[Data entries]
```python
class AutoencoderKL(nn.Module):
    def __init__(self, in_channels=3, out_channels=3, block_out_channels=(64,), layers_per_block=1, latent_channels=4,
                 norm_num_groups=32, scaling_factor=0.18215, **_ignored):
        super().__init__()
        boc = tuple(block_out_channels)
        self.config = SimpleNamespace(scaling_factor=scaling_factor, latent_channels=latent_channels, block_out_channels=boc,
                                      in_channels=in_channels, out_channels=out_channels)
        self.encoder = Encoder(in_channels, latent_channels, boc, layers_per_block, norm_num_groups)
        self.decoder = Decoder(latent_channels, out_channels, boc, layers_per_block, norm_num_groups)
        self.quant_conv = Conv2d(2 * latent_channels, 2 * latent_channels, 1)
        self.post_quant_conv = Conv2d(latent_channels, latent_channels, 1)
        self._plans = {}

    @classmethod
    def from_pretrained(cls, path, subfolder="vae", config_overrides=None, state_dict=None, allow_random_init=False):
        cfg = dict(SD21_VAE_CONFIG)
        cfg.update(config_overrides or {})
        m = cls(**cfg)
        if state_dict is not None:
            m.load_state_dict(state_dict)
            return m
        from .checkpoint import find_local_weights, load_vae_checkpoint
        f = find_local_weights(path, subfolder)
        if f is not None:
            load_vae_checkpoint(m, f)
        elif not allow_random_init:
            warnings.warn(f"AutoencoderKL.from_pretrained({path!r}): no local weights found and no state_dict given -- the "
                          "module keeps RANDOM initial weights (pass allow_random_init=True to silence)", stacklevel=2)
        return m

    def _compile(self, kind: str, n: int, h: int, w: int, dtype, io=(1.0, 0.0, 1.0, 0.0, False)):
        dev = next(self.parameters()).device
        key = (kind, n, h, w, dtype, str(dev), io)
        st = self._plans.get(key)
        if st is not None and st["weights_version"] == weights_version(self):
            return st
        pre_scale, pre_shift, post_scale, post_shift, clamp01 = io
        e = ops.epc(dtype)
        lc = self.config.latent_channels
        bld = Builder(dev, dtype, record=True)
        if kind == "decode":
            c_pad = (lc + e - 1) // e * e
            src = torch.zeros(n, lc, h, w, dtype=torch.float32, device=dev)
            z = torch.zeros(n, h, w, c_pad, dtype=dtype, device=dev)
            bld.nchw_to_nhwc(src, z, scale=pre_scale, shift=pre_shift)
            pq = self.post_quant_conv
            z2 = torch.zeros(n, h, w, c_pad, dtype=dtype, device=dev)
            bld.conv(z, pq.packed(dtype, c_pad), pq._f32("bias"), out=z2, name="post_quant_conv")
            y = self.decoder.emit(bld, z2)
            out = torch.zeros(n, self.config.out_channels, y.shape[1], y.shape[2], dtype=torch.float32, device=dev)
            bld.nhwc_to_nchw(y, out, scale=post_scale, shift=post_shift, clamp01=clamp01)
# ... 89 lines not shown
```

Before: 50.41.

## Merge four upsample phase convolutions into one igemm launch

Adds an upsample mode 6 in which a single implicit-GEMM launch covers all four 2x2 sub-pixel phases of the nearest-upsample convolution. The M tile index selects the phase and the weight offset into four contiguous phase packs. The plan builder times the merged launch against the four separate launches and keeps whichever is faster, caching the choice, and it applies only to large UNet upsamplers (the VAE opts out). The aim is to remove launch overhead and tail underfill from four small launches. The cost is that the merged path gives up split-K and some tiles.

```diff
diff --git a/include/mvldm.h b/include/mvldm.h
--- a/include/mvldm.h
+++ b/include/mvldm.h
@@ -56,6 +56,7 @@
 
 int mvldm_pack_skinny(const void* packed, void* dst, int n_pad, int k_pad, int geglu, int dtype, mvldm_stream_t stream);
 int mvldm_igemm_skinny_config(const mvldm_igemm_desc* d);
+int mvldm_igemm_config(const mvldm_igemm_desc* d, int* tile, int* splitk);
 
 typedef struct mvldm_pack_job {
     const float* src; void* dst;
diff --git a/mv_ldm_amd/_lib.py b/mv_ldm_amd/_lib.py
--- a/mv_ldm_amd/_lib.py
+++ b/mv_ldm_amd/_lib.py
@@ -186,6 +186,7 @@
     "mvldm_pack_weight": (C.c_int, [vp, vp] + [C.c_int] * 12 + [vp]),
     "mvldm_pack_skinny": (C.c_int, [vp, vp, C.c_int, C.c_int, C.c_int, C.c_int, vp]),
     "mvldm_igemm_skinny_config": (C.c_int, [C.POINTER(IgemmDesc)]),
+    "mvldm_igemm_config": (C.c_int, [C.POINTER(IgemmDesc), C.POINTER(C.c_int), C.POINTER(C.c_int)]),
     "mvldm_pack_job_prepare": (C.c_int, [C.POINTER(PackJob), C.c_int]),
     "mvldm_pack_weight_batch": (C.c_int, [vp, C.c_int, vp, C.c_int, C.c_int, vp]),
     "mvldm_groupnorm_fwd": (C.c_int, [vp, vp, vp, vp, vp, C.c_int, C.c_int, C.c_int, C.c_int, C.c_int, f32, C.c_int, C.c_int, vp, vp, vp]),
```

• WORK REQUIRED
Each entry above must be printed exactly as written.

• ANSWER SPACE
```python
class AutoencoderKL(nn.Module):
    def __init__(self, in_channels=3, out_channels=3, block_out_channels=(64,), layers_per_block=1, latent_channels=4,
                 norm_num_groups=32, scaling_factor=0.18215, **_ignored):
        super().__init__()
        boc = tuple(block_out_channels)
        self.config = SimpleNamespace(scaling_factor=scaling_factor, latent_channels=latent_channels, block_out_channels=boc,
                                      in_channels=in_channels, out_channels=out_channels)
        self.encoder = Encoder(in_channels, latent_channels, boc, layers_per_block, norm_num_groups)
        self.decoder = Decoder(latent_channels, out_channels, boc, layers_per_block, norm_num_groups)
        self.quant_conv = Conv2d(2 * latent_channels, 2 * latent_channels, 1)
        self.post_quant_conv = Conv2d(latent_channels, latent_channels, 1)
        self._plans = {}

    @classmethod
    def from_pretrained(cls, path, subfolder="vae", config_overrides=None, state_dict=None, allow_random_init=False):
        cfg = dict(SD21_VAE_CONFIG)
        cfg.update(config_overrides or {})
        m = cls(**cfg)
        if state_dict is not None:
            m.load_state_dict(state_dict)
            return m
        from .checkpoint import find_local_weights, load_vae_checkpoint
        f = find_local_weights(path, subfolder)
        if f is not None:
            load_vae_checkpoint(m, f)
        elif not allow_random_init:
            warnings.warn(f"AutoencoderKL.from_pretrained({path!r}): no local weights found and no state_dict given -- the "
                          "module keeps RANDOM initial weights (pass allow_random_init=True to silence)", stacklevel=2)
        return m

    def _compile(self, kind: str, n: int, h: int, w: int, dtype, io=(1.0, 0.0, 1.0, 0.0, False)):
        dev = next(self.parameters()).device
        key = (kind, n, h, w, dtype, str(dev), io)
        st = self._plans.get(key)
        if st is not None and st["weights_version"] == weights_version(self):
            return st
        pre_scale, pre_shift, post_scale, post_shift, clamp01 = io
        e = ops.epc(dtype)
        lc = self.config.latent_channels
        bld = Builder(dev, dtype, record=True)
        if kind == "decode":
            c_pad = (lc + e - 1) // e * e
            src = torch.zeros(n, lc, h, w, dtype=torch.float32, device=dev)
            z = torch.zeros(n, h, w, c_pad, dtype=dtype, device=dev)
            bld.nchw_to_nhwc(src, z, scale=pre_scale, shift=pre_shift)
            pq = self.post_quant_conv
            z2 = torch.zeros(n, h, w, c_pad, dtype=dtype, device=dev)
            bld.conv(z, pq.packed(dtype, c_pad), pq._f32("bias"), out=z2, name="post_quant_conv")
            y = self.decoder.emit(bld, z2)
            out = torch.zeros(n, self.config.out_channels, y.shape[1], y.shape[2], dtype=torch.float32, device=dev)
            bld.nhwc_to_nchw(y, out, scale=post_scale, shift=post_shift, clamp01=clamp01)
# ... 89 lines not shown
```

Before: 50.41.

## Merge four upsample phase convolutions into one igemm launch

Adds an upsample mode 6 in which a single implicit-GEMM launch covers all four 2x2 sub-pixel phases of the nearest-upsample convolution. The M tile index selects the phase and the weight offset into four contiguous phase packs. The plan builder times the merged launch against the four separate launches and keeps whichever is faster, caching the choice, and it applies only to large UNet upsamplers (the VAE opts out). The aim is to remove launch overhead and tail underfill from four small launches. The cost is that the merged path gives up split-K and some tiles.

```diff
diff --git a/include/mvldm.h b/include/mvldm.h
--- a/include/mvldm.h
+++ b/include/mvldm.h
@@ -56,6 +56,7 @@
 
 int mvldm_pack_skinny(const void* packed, void* dst, int n_pad, int k_pad, int geglu, int dtype, mvldm_stream_t stream);
 int mvldm_igemm_skinny_config(const mvldm_igemm_desc* d);
+int mvldm_igemm_config(const mvldm_igemm_desc* d, int* tile, int* splitk);
 
 typedef struct mvldm_pack_job {
     const float* src; void* dst;
diff --git a/mv_ldm_amd/_lib.py b/mv_ldm_amd/_lib.py
--- a/mv_ldm_amd/_lib.py
+++ b/mv_ldm_amd/_lib.py
@@ -186,6 +186,7 @@
     "mvldm_pack_weight": (C.c_int, [vp, vp] + [C.c_int] * 12 + [vp]),
     "mvldm_pack_skinny": (C.c_int, [vp, vp, C.c_int, C.c_int, C.c_int, C.c_int, vp]),
     "mvldm_igemm_skinny_config": (C.c_int, [C.POINTER(IgemmDesc)]),
+    "mvldm_igemm_config": (C.c_int, [C.POINTER(IgemmDesc), C.POINTER(C.c_int), C.POINTER(C.c_int)]),
     "mvldm_pack_job_prepare": (C.c_int, [C.POINTER(PackJob), C.c_int]),
     "mvldm_pack_weight_batch": (C.c_int, [vp, C.c_int, vp, C.c_int, C.c_int, vp]),
     "mvldm_groupnorm_fwd": (C.c_int, [vp, vp, vp, vp, vp, C.c_int, C.c_int, C.c_int, C.c_int, C.c_int, f32, C.c_int, C.c_int, vp, vp, vp]),
```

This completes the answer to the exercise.